Example 2: Translation
```
User: Translate
J'aime les conseils pratiques d'ingénierie de prompts.
```
The AI immediately recognized that I wanted to translate the French text to English without my needing to specify languages.
**Example 3: Rewording**
```
User: reword
How to make your prompts better with these simple techniques
```
Again, with just one word, I got back reworded versions of my title.
The beauty of one-word prompts is that they often get you straight to the point without unnecessary explanation from the AI. They work particularly well when you're pasting in content that contains enough context for the AI to understand what you want.
3. Context Chaining
Moving fast is key to engineering success. We all have 24 hours in a day, but some people get more out of those hours because they move efficiently – taking one swing to cut two trees. Context chaining saves you time by letting you communicate relevant contexts insanely quickly.
Example:
Let's compare two approaches to the same question:
Traditional approach (148 characters):
```
User: I'm building a Python CLI tool. Want to publish it to TestPyPI. I'm using Poetry as my package management tool. How can I publish my package?
```
Context chaining approach (41 characters):
```
User: code python poetry publish to TestPyPI
```
Both prompts will get you similar results, but the context chaining version is just 41 characters – less than a third of the length of the traditional approach!

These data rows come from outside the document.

__global__ void __launch_bounds__(256, 6) k_tile_search(BatchPtrs B, DevConfig C) {
    const uint32_t warp = (blockIdx.x * blockDim.x + threadIdx.x) >> 5, lane = threadIdx.x & 31;
    if (warp >= B.n_tiles) return;
    const uint4 ti = __ldg(B.tile_info + warp);
    const uint32_t k = ti.z;
    const uint8_t* base = B.bytes + ti.x;
    const uint32_t len = ti.y;
    uint32_t entry = kNone;
    if (k == 0) {
        entry = 0;
    } else {
        const uint32_t t0 = k << C.tile_shift;
        const uint32_t t1 = min(t0 + C.tile_bytes, len);
        for (uint32_t c0 = t0; c0 < t1 && entry == kNone; c0 += (c0 == t0 ? 512u * B2_SEARCH_FIRST : 2048u)) {
            const int nwin = c0 == t0 ? B2_SEARCH_FIRST : 4;
            uint4 v[4]; uint32_t nx[4];
            #pragma unroll
            for (int u = 0; u < 4; u++) {
                const uint32_t p0 = c0 + u * 512 + lane * 16;
                v[u] = make_uint4(0, 0, 0, 0); nx[u] = 0;
                if (u < nwin && p0 < t1) {
                    v[u] = __ldg(reinterpret_cast<const uint4*>(base + p0));
                    nx[u] = __ldg(reinterpret_cast<const uint32_t*>(base + p0 + 16));
                }
            }
            #pragma unroll
            for (int u = 0; u < 4; u++) {
                if (entry != kNone || u >= nwin) break;
                const uint32_t w0 = c0 + u * 512, p0 = w0 + lane * 16;
                const uint32_t w[5] = { v[u].x, v[u].y, v[u].z, v[u].w, nx[u] };
                uint32_t mask = 0, mkind = 0;
                const bool ext = (C.proto_mask & ((1u << 3) | (1u << 4))) != 0;
                #pragma unroll
                for (int k4 = 0; k4 < 4; k4++) {
                    uint32_t e = __vcmpeq4(w[k4], 0x50505050u) | __vcmpeq4(w[k4], 0x53535353u);
                    if (ext) e |= __vcmpeq4(w[k4], 0x48484848u);
                    while (e) {
                        const int b = (__ffs(e) - 1) >> 3;
                        e &= ~(0xffu << (8 * b));
                        const int j = 4 * k4 + b;
                        const uint32_t word = __funnelshift_r(w[k4], w[k4 + 1], b * 8);
                        const bool other = ext && ((word == kMagicHULU && (C.proto_mask & 8u)) || (word == kMagicSOFA && (C.proto_mask & 16u)));
                        if ((is_magic(word) || other) && p0 + j + 4 <= len && p0 + j < t1) { mask |= 1u << j; if (other) mkind |= (word == kMagicHULU ? 1u : 2u) << (2 * j); }
                    }
                }
                uint32_t any = __ballot_sync(0xffffffffu, mask != 0);
                const uint32_t n5 = __shfl_down_sync(0xffffffffu, v[u].y, 1), n6 = __shfl_down_sync(0xffffffffu, v[u].z, 1);
                while (any && entry == kNone) {
                    const int src = __ffs(any) - 1;
                    uint32_t m = __shfl_sync(0xffffffffu, mask, src);
                    const uint32_t kinds = __shfl_sync(0xffffffffu, mkind, src);
                    while (m && entry == kNone) {
                        const int jj = __ffs(m) - 1;
                        const uint32_t p = w0 + src * 16 + jj;
                        m &= m - 1;
                        const uint32_t kind = (kinds >> (2 * jj)) & 3u;
                        if (kind == 2) { entry = p; break; }
                        uint32_t body_le = 0, meta_le = 0;
                        if (src < 31) {
                            const uint32_t q = (uint32_t)(jj + 4) >> 2, sh = ((uint32_t)(jj + 4) & 3u) * 8u;
                            const uint32_t a1 = w[1], a2 = w[2], a3 = w[3], a4 = w[4];
                            const uint32_t x0 = q == 1 ? a1 : q == 2 ? a2 : q == 3 ? a3 : a4;
                            const uint32_t x1 = q == 1 ? a2 : q == 2 ? a3 : q == 3 ? a4 : n5;
                            const uint32_t x2 = q == 1 ? a3 : q == 2 ? a4 : q == 3 ? n5 : n6;
                            body_le = __shfl_sync(0xffffffffu, __funnelshift_r(x0, x1, sh), src);
                            meta_le = __shfl_sync(0xffffffffu, __funnelshift_r(x1, x2, sh), src);
                        } else if (p + 12 <= len) {
                            body_le = load_le32(base + p + 4); meta_le = load_le32(base + p + 8);
                        } else continue;
                        const uint32_t body = kind == 1 ? body_le : __byte_perm(body_le, 0, 0x0123), meta = kind == 1 ? meta_le : __byte_perm(meta_le, 0, 0x0123);
                        if (meta <= body && (uint64_t)body <= C.max_body_size) entry = p;
                    }
                    any &= any - 1;
                }
            }
        }
    }
    if (lane == 0) B.tiles[warp].entry = entry;
}

struct HdrWords { uint32_t w0, w1, w2, w3; };
__device__ __forceinline__ HdrWords load_hdr_words(const uint8_t* p) {
    const uint32_t* q = reinterpret_cast<const uint32_t*>((uintptr_t)p & ~(uintptr_t)3);
    HdrWords h; h.w0 = __ldg(q); h.w1 = __ldg(q + 1); h.w2 = __ldg(q + 2); h.w3 = __ldg(q + 3);
    return h;
}
template <typename Emit>
__device__ __forceinline__ void walk_tile_spec(const uint8_t* run, uint32_t len, uint32_t entry, uint32_t tile_end,
                                               uint64_t max_body, bool client, TileRec& t, Emit emit, uint32_t mask) {
    uint32_t pos = entry, count = 0, prev_len = 0, pre_pos = kNone;
    int pf = -1, last = 0;
    uint8_t kind = kRanOff;
    HdrWords pre; pre.w0 = pre.w1 = pre.w2 = pre.w3 = 0;
    while (pos < tile_end) {
        Step s;
        bool fast = false;
        if (len - pos >= 12) {
            const HdrWords h = pre_pos == pos ? pre : load_hdr_words(run + pos);
            const uint32_t guess = pos + prev_len;
            if (prev_len && guess < tile_end && (uint64_t)guess + 12 <= len) { pre = load_hdr_words(run + guess); pre_pos = guess; }
            else pre_pos = kNone;
            const uint32_t sh = 8u * (pos & 3u);
            const uint32_t h0 = sh ? __funnelshift_r(h.w0, h.w1, sh) : h.w0, h1 = sh ? __funnelshift_r(h.w1, h.w2, sh) : h.w1,
                           h2 = sh ? __funnelshift_r(h.w2, h.w3, sh) : h.w2;
            const int idx = h0 == kMagicPRPC ? 1 : h0 == kMagicSTRM ? 2 : 0;
            const uint32_t body = __byte_perm(h1, 0, 0x0123), meta = __byte_perm(h2, 0, 0x0123);
            if (idx && ((mask >> idx) & 1u) && pf != 12 && (uint64_t)body <= max_body && (uint64_t)(len - pos) >= 12ull + body && meta <= body) {
                s.err = B2_PARSE_OK; s.index = idx; s.pf = idx; s.frame_pos = pos; s.new_pos = pos + 12 + body; s.body = body; s.meta = meta; s.popped = false;
                fast = true;
            }
        }
        if (!fast) s = cut_input_message(run, len, pos, pf, max_body, client, mask);
        if (count == 0 && (s.popped || (s.index != 12 && nshead_claims(run, len, pos, max_body, mask)))) { kind = kAmbig; break; }
        if (s.err != B2_PARSE_OK) { kind = kStop; break; }
        emit(count, s);
        count++; last = s.index; pf = s.index; prev_len = s.new_pos - pos; pos = s.new_pos;
    }
    t.entry = entry; t.exit = pos; t.count = count; t.kind = kind; t.last_proto = (int8_t)last;
}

The magic of context chaining is that it lets you concisely pack your prompt in a compressed way:
- "code" - We're in the realm of coding
- "python" - Specifically using Python
- "poetry" - Operating with the Poetry package manager
- "publish to TestPyPI" - Our specific goal
After setting up this context chain, the specific action "publish to TestPyPI" makes perfect sense to the AI.

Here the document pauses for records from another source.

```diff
-def conv2d_k3_tc(x_nhwc, w_split, scale=None, shift=None, residual=None, act=ACT_NONE, dilation=1, out_nhwc=True, res_nhwc=True):
-    assert x_nhwc.is_cuda and x_nhwc.dtype == torch.float32 and x_nhwc.is_contiguous() and x_nhwc.dim() == 4
+def conv2d_k3_tc(x_nhwc, w_split, scale=None, shift=None, residual=None, act=ACT_NONE, dilation=1, out_nhwc=True, res_nhwc=True,
+                 out_split=False):
+    assert x_nhwc.is_cuda and x_nhwc.dtype in (torch.float32, torch.float16) and x_nhwc.is_contiguous() and x_nhwc.dim() == 4
+    in_split = x_nhwc.dtype == torch.float16
     b, h, w, cin = x_nhwc.shape
+    if in_split:
+        cin = w_split.data.shape[1] * w_split.kc
+        if x_nhwc.shape[3] != 2 * cin:
+            raise ValueError("conv2d_k3_tc: an fp16 input is read as split activations, 2 * Cin = %d entries per pixel for this "
+                             "weight; got %d" % (2 * cin, x_nhwc.shape[3]))
     cout = w_split.cout
     kc = conv2d_tc_kc(cin, cout, w, dilation)
     assert kc
     wptr, scale = _tc_args(w_split, cin, kc, scale)
-    y = torch.empty((b, h, w, cout) if out_nhwc else (b, cout, h, w), dtype=torch.float32, device=x_nhwc.device)
+    res_split = residual is not None and residual.dtype == torch.float16
+    assert out_nhwc or not out_split
+    shape = (b, h, w, 2 * cout if out_split else cout) if out_nhwc else (b, cout, h, w)
+    y = torch.empty(shape, dtype=torch.float16 if out_split else torch.float32, device=x_nhwc.device)
     if residual is not None:
-        assert residual.is_contiguous() and residual.numel() == y.numel()
+        assert residual.is_contiguous() and residual.dtype in (torch.float32, torch.float16)
+        assert tuple(residual.shape) == (b, h, w, 2 * cout) and res_nhwc if res_split else residual.numel() == b * h * w * cout
+    if in_split or out_split or res_split:
+        _call("osb_conv2d_k3_tc_split_fwd", x_nhwc.data_ptr(), wptr, _ptr(scale), _ptr(shift), _ptr(residual), y.data_ptr(), b, cin,
+              cout, h, w, dilation, act, _layout(in_split, True), _layout(out_split, out_nhwc), _layout(res_split, res_nhwc),
+              _stream(y), profile_as="osb_conv2d_k3_tc_fwd")
+        return y
     _call("osb_conv2d_k3_tc_fwd", x_nhwc.data_ptr(), wptr, _ptr(scale), _ptr(shift), _ptr(residual), y.data_ptr(), b, cin,
           cout, h, w, dilation, act, int(out_nhwc), int(res_nhwc), _stream(y))
     return y
```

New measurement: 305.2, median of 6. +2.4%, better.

If you're writing 10 or 100 prompts a day, cutting your prompt time by two-thirds will help you get much more out of your day than the engineer sitting next to you.

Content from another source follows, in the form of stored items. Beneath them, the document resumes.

template <int W, int NQ, bool FOLD>
__device__ __forceinline__ void pileup_planes_body(const uint8_t JL_AS1 *planes, uint64_t plane_stride, uint32_t n_cols, uint32_t n_tiles,
                                                   const uint2 JL_AS1 *chunks, const uint32_t JL_AS1 *guess32, uint32_t JL_AS1 *counts,
                                                   uint32_t JL_AS1 *hist, const jl_win_fold *fold)
{
    __shared__ uint32_t s_hist[W][64];
    __shared__ uint32_t s_col[W][6];
    __shared__ uint32_t s_match[W];
    const uint32_t tid = threadIdx.x;
    const uint2 rec = chunks[blockIdx.x];
    const uint32_t c0 = rec.x;
    const uint32_t ncols = rec.y & 15u;
    const uint32_t startf = (rec.y >> 4) & 0xFFFu;
    const bool need_halo = ((rec.y >> 16) & 1u) != 0;
    constexpr int NG = (W + 2 + 3 + 3) / 4;
    uint32_t gw[NG];
#pragma unroll
    for (int k = 0; k < NG; ++k) gw[k] = guess32[(c0 >> 2) + k];
    uint32_t g[W + 2];
#pragma unroll
    for (int j = 0; j < W + 2; ++j) {
        const uint32_t b = (c0 & 3u) + (uint32_t)j;
        uint32_t word = gw[0];
#pragma unroll
        for (int k = 1; k < NG; ++k)
            if ((b >> 2) == (uint32_t)k) word = gw[k];
        g[j] = (word >> (8u * (b & 3u))) & 3u;
    }
    for (uint32_t i = tid; i < W * 64; i += 256) (&s_hist[0][0])[i] = 0;
    if (tid < W * 6) (&s_col[0][0])[tid] = 0;
    if (tid < W) s_match[tid] = 0;
    __syncthreads();
    if (W == 3 && rec.y == JL_CHUNK_META(3, 1, 0))
        pileup_planes_stream<W, NQ, true>(planes, plane_stride, n_cols, n_tiles, c0, ncols, startf, need_halo, g, s_hist, s_col, s_match);
    else
        pileup_planes_stream<W, NQ, false>(planes, plane_stride, n_cols, n_tiles, c0, ncols, startf, need_halo, g, s_hist, s_col, s_match);
    __syncthreads();
    pileup_tail<W, FOLD>(s_hist, s_col, s_match, g, c0, ncols, startf, counts, hist, fold);
}

template <int W, int NQ>
__global__ __launch_bounds__(256) void pileup_planes_kernel(const uint8_t *__restrict__ planes, uint64_t plane_stride, uint32_t n_cols,
                                                            uint32_t n_tiles, const uint2 *__restrict__ chunks,
                                                            const uint32_t *__restrict__ guess32, uint32_t *__restrict__ counts,
                                                            uint32_t *__restrict__ hist)
{
    pileup_planes_body<W, NQ, false>((const uint8_t JL_AS1 *)planes, plane_stride, n_cols, n_tiles, (const uint2 JL_AS1 *)chunks,
                                     (const uint32_t JL_AS1 *)guess32, (uint32_t JL_AS1 *)counts, (uint32_t JL_AS1 *)hist, nullptr);
}

template <int W, int NQ>
__global__ __launch_bounds__(256) void pileup_planes_group_kernel(jl_pileup_group_args args)
{
    const jl_win_pileup &w = args.w[blockIdx.z];
    if (blockIdx.x >= w.n_chunks) return;
    pileup_planes_body<W, NQ, false>((const uint8_t JL_AS1 *)w.msa, w.plane_stride, w.n_cols, w.n_tiles, (const uint2 JL_AS1 *)w.chunks,
                                     (const uint32_t JL_AS1 *)w.guess32, (uint32_t JL_AS1 *)w.counts, (uint32_t JL_AS1 *)w.hist, nullptr);
}

template <int W, int NQ>
__global__ __launch_bounds__(256) void pileup_fold_kernel(jl_win_pileup w, jl_win_fold f)
{
    pileup_planes_body<W, NQ, true>((const uint8_t JL_AS1 *)w.msa, w.plane_stride, w.n_cols, w.n_tiles, (const uint2 JL_AS1 *)w.chunks,
                                    (const uint32_t JL_AS1 *)w.guess32, (uint32_t JL_AS1 *)w.counts, (uint32_t JL_AS1 *)w.hist, &f);
}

Bonus: Combining Techniques
As a final tip, you can combine context chaining with cap references to create even more compressed, concise prompts.
Example:
```
User: code python combine FUNC1 and FUNC2 together
FUNC1:
def connect_to_db():
import sqlite3
conn = sqlite3.connect('database.db')
return conn
FUNC2:
def insert_record(name, email):
cursor = conn.cursor()
cursor.execute('INSERT INTO users (name, email) VALUES (?, ?)', (name, email))
conn.commit()
```
This prompt combines the efficiency of context chaining with the organization of cap refs, allowing the AI to immediately understand that we want to combine two Python functions while clearly defining what those functions are.
Summary
To recap, we've covered three powerful prompt engineering techniques:
1. **Cap Refs (Capitalized References)** - Reference input variables in a seamless, organized manner
2. **One Word Prompts** - When you don't need to overthink it, a single word followed by your content can be enough
3. **Context Chaining** - String together key contextual words to dramatically reduce prompt length while maintaining clarity
These techniques work across different LLMs, whether you're using GPT-3.5, GPT-4, Falcon, or any other model. As LLMs continue to improve, they'll need less information to perform effectively, making these concise prompting methods even more valuable.
The future of prompt engineering is all about specifying the right context so models can load the right information to predict the next token. Master these three techniques now, and you'll be ahead of the curve.